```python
class _Launch:
    __slots__ = ('dev', 'keep', '_ctx')

    def __init__(self):
        self.dev = None
        self.keep = []
        self._ctx = None

    def _own(self, t, name):
        if self.dev is None:
            self.dev = t.device
        elif t.device != self.dev:
            raise _lib.ShgError(f'{name} lives on {t.device}, the other operands of this call on {self.dev}')
# ... 638 lines not shown
        ws_bytes = int(lib.shg_conv2d_workspace_bytes(nb, i, pw.o, h, w, pw.kh, pw.kw, mode, pad, pw.groups))
        if ws_bytes:
            ws = L.new((ws_bytes // 4,))
    pix = (h * w) if mode == MODE_UP2T else (oh * ow)
    with _timed(L, _CONV_CLASS[mode] if pw.kh == 3 else 'conv_mfma_1x1', 2.0 * nb * pw.o * i * pw.kh * pw.kw * pix):
        check(lib.shg_conv2d_f32(
            _ptr(x), _ptr(pw.wt), _ptr(y), nb, i, pw.o, pw.op, h, w, pw.kh, pw.kw, mode, pad, pw.groups, pw.wt.shape[1],
            _ptr(in_scale), _ptr(out_scale), _ptr(bias), _ptr(noise), nmode, float(noise_strength), a, al, g, cl, _ptr(residual),
            1 if planar else 0, _ptr(ws), ws_bytes, L.stream()), 'conv2d')
    return y


DOWN_POLY_MIN_I, DOWN_POLY_MIN_OUT = 128, 32


def down_poly_supported(x, pw, force=False):
    n, i, h, w = x.shape
    if not force and (i < DOWN_POLY_MIN_I or min(h, w) // 2 < DOWN_POLY_MIN_OUT):
        return False
    return bool(DOWN_POLY and pw.groups == 1 and pw.kh == 3 and pw.kw == 3 and pw._w is not None and h % 2 == 0 and w % 2 == 0
                and x.is_cuda and _lib.get_lib().shg_conv2d_down_poly_supported(n, i, pw.o, h // 2, w // 2))


def fir_conv_down2(x, f, pw, bias=None, act=False, gain=1.0, alpha=0.2, act_gain=SQRT2, clamp=256.0, residual=None, flip_filter=False):
    L = _Launch()
    x, f = L.req(x, 'x'), L.req(f, 'f')
    if tuple(f.shape) != (4, 4):
        raise _lib.ShgError('fir_conv_down2: f must be 4x4')
    n, i, h, w = x.shape
    oh, ow = h // 2, w // 2
    lib = _lib.get_lib()
    pp4 = (ow + 1 + 3) // 4 * 4
    taps = sep_taps(f) if lib.shg_fir_pad2_sep_supported(h, w, pp4) else None
    pp = (ow + 1 + 31) // 32 * 32 if (taps is not None and w % 256 == 0) else pp4
    wa, wb = pw.down_poly()
    L.view(wa, 'weights')
    xp = L.new((4, n, i, oh + 1, pp))
    y = L.new((n, pw.o, oh, ow))
    bias, residual = L.req(bias, 'bias'), L.req(residual, 'residual')
    if residual is not None and tuple(residual.shape) != tuple(y.shape):
        raise _lib.ShgError('fir_conv_down2: residual shape mismatch')
    a, al, g, cl = _act_args(act, gain, alpha, act_gain, clamp)
    with _timed(L, 'upfirdn2d', 4.0 * (x.numel() + n * i * (h + 1) * (w + 1))):
        if taps is not None:
            check(lib.shg_fir_pad2_sep_f32(_ptr(x), taps, _ptr(xp), n, i, h, w, pp, int(bool(flip_filter)), 1.0, L.stream()), 'fir_pad2_sep')
        else:
# ... 361 lines not shown
```

sh-gan_amd/model_zoo/stylegan.py:

```python
import math

import os

import numpy as np
import torch
import torch.nn as nn

from .. import kernels
from .common import utils
from .common.get_model import get_model, register
from .stylegan_utils import grad_ops, conv2d_gradfix, conv2d_resample, fma, misc, upfirdn2d

version = '0'
symbol = 'stylegan'



def _make_act(activation):
    return None if activation is None else utils.get_unit()(activation)()


def _act_kwargs(act_obj, gain=1.0):
    if act_obj is None:
        return dict(act=False, gain=gain)
# ... 534 lines not shown
            y = self._forward_half_infer(x, gain)
            if y is not None:
                return y
        if route != 'f32_fused':
            return self._forward_train(x, gain)
        ak = _act_kwargs(self.activation, gain)
        b = self.bias.detach() if self.bias is not None else None
        k = self.weight.shape[2]
        fusable = ak is not None and self.up == 1 and self.down in (1, 2) and k in (1, 3)
        if fusable and self.down == 2 and not (k == 3 and self.resample_filter is not None and self.resample_filter.ndim == 2):
            fusable = False
        if fusable:
            if self.down == 1:
                if k == 1 and self.weight.shape[1] <= 8 and (x.shape[2] * x.shape[3]) % 4 == 0:
                    return kernels.conv1x1_thin_in(x, self.weight.detach().reshape(self.weight.shape[0], -1), b,
                                                   wgain=self.weight_gain, **ak)
                return kernels.conv2d(x, self.prepped(), mode=kernels.MODE_SAME, pad=self.padding, bias=b, **ak)
            f = self.resample_filter
            fw, fh = f.shape[1], f.shape[0]
            p = self.padding
            pads = [p + (fw - 1) // 2, p + (fw - 2) // 2, p + (fh - 1) // 2, p + (fh - 2) // 2]
            if tuple(f.shape) == (4, 4) and p == 1 and kernels.down_poly_supported(x, self.prepped()):
                return kernels.fir_conv_down2(x, f, self.prepped(), bias=b, **ak)
            y = kernels.upfirdn2d(x, f, padx0=pads[0], padx1=pads[1], pady0=pads[2], pady1=pads[3])
            return kernels.conv2d(y, self.prepped(), mode=kernels.MODE_DOWN2, pad=0, bias=b, **ak)
        w = self.weight.detach() * self.weight_gain
        y = conv2d_resample.conv2d_resample(x=x, w=w, f=self.resample_filter, up=self.up, down=self.down,
                                            padding=self.padding, flip_weight=(self.up == 1))
        if ak is None:
            if b is not None:
                y = kernels.bias_act(y, bias=b, act=False)
            return self.activation(y, gain=gain)
        return kernels.bias_act(y, bias=b, **ak)

    def __repr__(self):
        return self.repr


class synthesis_layer(conv2d_layer):

    def __init__(self, in_channels, out_channels, kernel_size, w_dim, resolution, bias=True,
                 activation='lrelu_agc(alpha=0.2, gain=sqrt_2)', up=1, resample_filter=[1, 3, 3, 1], use_noise=True):
        super().__init__(in_channels, out_channels, kernel_size, bias=bias, activation=activation, up=up, down=1,
                         resample_filter=resample_filter)
        self.affine = dense(w_dim, in_channels, bias=True, bias_init=1, activation=None)
        self.resolution = resolution
# ... 371 lines not shown
```

Baseline: 830.2.

## Fuse separable FIR pre-filter into stride-2 MFMA conv input staging

Adds a FIR variant of the MFMA conv kernel. It DMAs a raw input window into LDS and applies the separable 4x4 blur in registers while building the conv input tile, which removes the separate upfirdn2d pass and its intermediate tensor for down-sampling 3x3 convs. The path is enabled by default (env flag) for layers with few input channels and wide outputs where the polyphase path doesn't apply. In exchange it uses more LDS per block and does extra ALU work in the staging step, which may lower occupancy.

```diff
diff --git a/include/shgan_hip.h b/include/shgan_hip.h
--- a/include/shgan_hip.h
+++ b/include/shgan_hip.h
@@ -50,6 +50,10 @@
                    const float* bias, const float* noise, int noise_mode, float noise_strength, int act, float alpha, float gain,
                    float clamp, const float* residual, int out_mode, void* workspace, size_t ws_bytes, void* stream);
 size_t shg_conv2d_workspace_bytes(int NB, int I, int O, int H, int W, int kh, int kw, int mode, int pad, int wgroups);
+int shg_fir_conv2d_down_direct_supported(int NB, int I, int O, int H, int W);
+int shg_fir_conv2d_down_direct_f32(const float* x, const float* taps_host, const float* wt, float* y, int NB, int I, int O, int OP,
+                                   int H, int W, int flip, const float* bias, int act, float alpha, float gain, float clamp,
+                                   const float* residual, void* workspace, size_t ws_bytes, void* stream);
 int shg_conv_wino_chunk(void);
 int shg_conv_weight_prep_wino_f32(const float* w, const float* wscale, float* wu, int O, int I, int OP, int flip, void* stream);
 int shg_conv2d_wino_f32(const float* x, const float* wu, float* y, int NB, int I, int O, int OP, int H, int W,
diff --git a/sh-gan_amd/_lib.py b/sh-gan_amd/_lib.py
--- a/sh-gan_amd/_lib.py
+++ b/sh-gan_amd/_lib.py
@@ -51,6 +51,9 @@
     'shg_conv2d_f32': [c_fp, c_fp, c_fp] + [c_i] * 11 + [c_l, c_fp, c_fp, c_fp, c_fp, c_i, c_f, c_i, c_f, c_f, c_f, c_fp, c_i,
                        c_fp, ctypes.c_size_t, c_fp],
     'shg_conv2d_workspace_bytes': [c_i] * 10,
+    'shg_fir_conv2d_down_direct_supported': [c_i] * 5,
+    'shg_fir_conv2d_down_direct_f32': [c_fp, ctypes.POINTER(c_f), c_fp, c_fp] + [c_i] * 7 + [c_fp, c_i, c_f, c_f, c_f, c_fp, c_fp,
+                                       ctypes.c_size_t, c_fp],
     'shg_conv_wino_chunk': [],
     'shg_conv_weight_prep_wino_f32': [c_fp, c_fp, c_fp, c_i, c_i, c_i, c_i, c_fp],
     'shg_conv2d_wino_f32': [c_fp, c_fp, c_fp] + [c_i] * 6 + [c_fp, c_fp, c_fp, c_fp, c_i, c_f, c_i, c_f, c_f, c_f, c_fp, c_fp],
diff --git a/sh-gan_amd/csrc/conv_mfma.hip b/sh-gan_amd/csrc/conv_mfma.hip
--- a/sh-gan_amd/csrc/conv_mfma.hip
+++ b/sh-gan_amd/csrc/conv_mfma.hip
@@ -42,6 +42,8 @@
     int tail_first, tail_ks, tail_ips, fix;
     float* tail_ws;
     int raw_reduce;
+    float fa[4], fb[4];
+    int fir_rh, fir_rp, fir_ppu, fir_uq, fir_wreg;
 };
 
 template <class F, int... S>
@@ -62,8 +64,8 @@
     return v;
 }
 
-template <int NTAPS, int KC, int MO, int NP, int WO, int WP, int XQ, bool UP, bool DB, int OCC>
-__global__ __launch_bounds__(WO * WP * 64, OCC) void conv_mfma_kernel(const ConvParams p) {
+template <int NTAPS, int KC, int MO, int NP, int WO, int WP, int XQ, bool UP, bool DB, int OCC, bool FIR>
+__device__ __forceinline__ void conv_mfma_body(const ConvParams& p) {
     constexpr int BO = MO * 32 * WO;
     constexpr int NT = WO * WP * 64;
     constexpr int ROWS = KC * NTAPS;
@@ -205,6 +207,87 @@
         }
     };
 
+    constexpr int NW = WO * WP;
+    constexpr int RQ = FIR ? (DB ? 4 : 16) : 1;
+    float* const Rw = Xl + ((NBUF * XSZ + 3) & ~3) + wave * p.fir_wreg;
+    const int ry0 = 2 * oy0 - 2, rx0 = 2 * ox0 - 2, rxs = rx0 & ~3;
+    unsigned rsrc[RQ];
+    int rch[RQ];
+    if constexpr (FIR) {
+        const int rp4 = p.fir_rp >> 2;
+#pragma unroll
+        for (int k = 0; k < RQ; ++k) {
+            const int L = lane + 64 * k;
+            const int us = L / p.fir_ppu, pc = L - us * p.fir_ppu;
+            const int row = pc / rp4, x4 = pc - row * rp4;
+            const int u = wave + us * NW;
+            const int c = u / TN, tn = u - c * TN;
+            const int iy = ry0 + row, ix = rxs + 4 * x4, n = n0 + tn;
+            const bool ok = us < p.fir_uq && c < KC && n < p.NB && iy >= 0 && iy < p.H && ix >= 0 && ix < p.W;
+            rsrc[k] = ok ? (unsigned)(n * p.I * HW + iy * p.W + ix) : 0u;
+            rch[k] = ok ? c : 0;
+        }
+    }
+    auto raw_dma = [&](int i0) __attribute__((always_inline)) {
+#pragma unroll
+        for (int k = 0; k < RQ; ++k) {
+            if (k * 256 < p.fir_wreg)
+                __builtin_amdgcn_global_load_lds((const __attribute__((address_space(1))) void*)(p.x + rsrc[k] + (unsigned)(min(i0 + rch[k], p.I - 1) * HW)),
+                                                 (__attribute__((address_space(3))) void*)(Rw + k * 256), 16, 0, 0);
+        }
+    };
+    auto fir_store = [&](int i0, int buf) __attribute__((always_inline)) {
+        asm volatile("s_waitcnt vmcnt(0)" ::: "memory");
+        const float a0 = p.fa[0], a1 = p.fa[1], a2 = p.fa[2], a3 = p.fa[3];
+        const float b0 = p.fb[0], b1 = p.fb[1], b2 = p.fb[2], b3 = p.fb[3];
+        for (int us = 0; us < p.fir_uq; ++us) {
+            const int u = wave + us * NW;
+            const int c = u / TN, tn = u - c * TN;
+            if (c >= KC) break;
+            const bool uok = n0 + tn < p.NB && i0 + c < i_end;
+            for (int col = lane; col < PW_; col += 64) {
+                const float* src = Rw + us * p.fir_ppu * 4 + (rx0 - rxs) + col;
+                float* dst = Xl + buf * XSZ + (tn * PHW + col) * XP + c;
+                const int ix = rx0 + col;
+                const bool m0 = uok && ix >= 0 && ix < p.W, m1 = uok && ix + 1 >= 0 && ix + 1 < p.W;
+                const bool m2 = uok && ix + 2 >= 0 && ix + 2 < p.W, m3 = uok && ix + 3 >= 0 && ix + 3 < p.W;
+                float h[4] = {0.f, 0.f, 0.f, 0.f};
+                auto row_step = [&](auto J, int rr) __attribute__((always_inline)) {
+                    constexpr int j = decltype(J)::value;
+                    if (rr < p.fir_rh) {
+                        const int iy = ry0 + rr;
+                        const bool rok = iy >= 0 && iy < p.H;
+                        const float* s = src + rr * p.fir_rp;
+                        const float v0 = s[0], v1 = s[1], v2 = s[2], v3 = s[3];
+                        const float s2 = (rok && m0) ? v0 : 0.f, s1 = (rok && m1) ? v1 : 0.f;
+                        const float cc = (rok && m2) ? v2 : 0.f, n1 = (rok && m3) ? v3 : 0.f;
+                        h[j] = a0 * s2 + a1 * s1 + a2 * cc + a3 * n1;
+                        if (rr >= 3) {
+                            constexpr int j0 = (j + 1) & 3, j1 = (j + 2) & 3, j2 = (j + 3) & 3;
+                            dst[(rr - 3) * PW_ * XP] = b0 * h[j0] + b1 * h[j1] + b2 * h[j2] + b3 * h[j];
+                        }
+                    }
+                };
+                for (int r = 0; r < p.fir_rh; r += 4) {
+                    row_step(std::integral_constant<int, 0>{}, r);
+                    row_step(std::integral_constant<int, 1>{}, r + 1);
+                    row_step(std::integral_constant<int, 2>{}, r + 2);
+                    row_step(std::integral_constant<int, 3>{}, r + 3);
+                }
+            }
+        }
+    };
+    auto stage_load = [&](int i0) __attribute__((always_inline)) {
+#pragma unroll
+        for (int j = 0; j < (FIR ? PW0 : NPIECE); ++j) piece_load(j, i0);
+        if constexpr (FIR) raw_dma(i0);
+    };
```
_____
## [Your objective]
All lines that contain the word "unsigned" should be copied from the listing.

## [Response to the task]
+    unsigned rsrc[RQ];
+            rsrc[k] = ok ? (unsigned)(n * p.I * HW + iy * p.W + ix) : 0u;
+                __builtin_amdgcn_global_load_lds((const __attribute__((address_space(1))) void*)(p.x + rsrc[k] + (unsigned)(min(i0 + rch[k], p.I - 1) * HW)),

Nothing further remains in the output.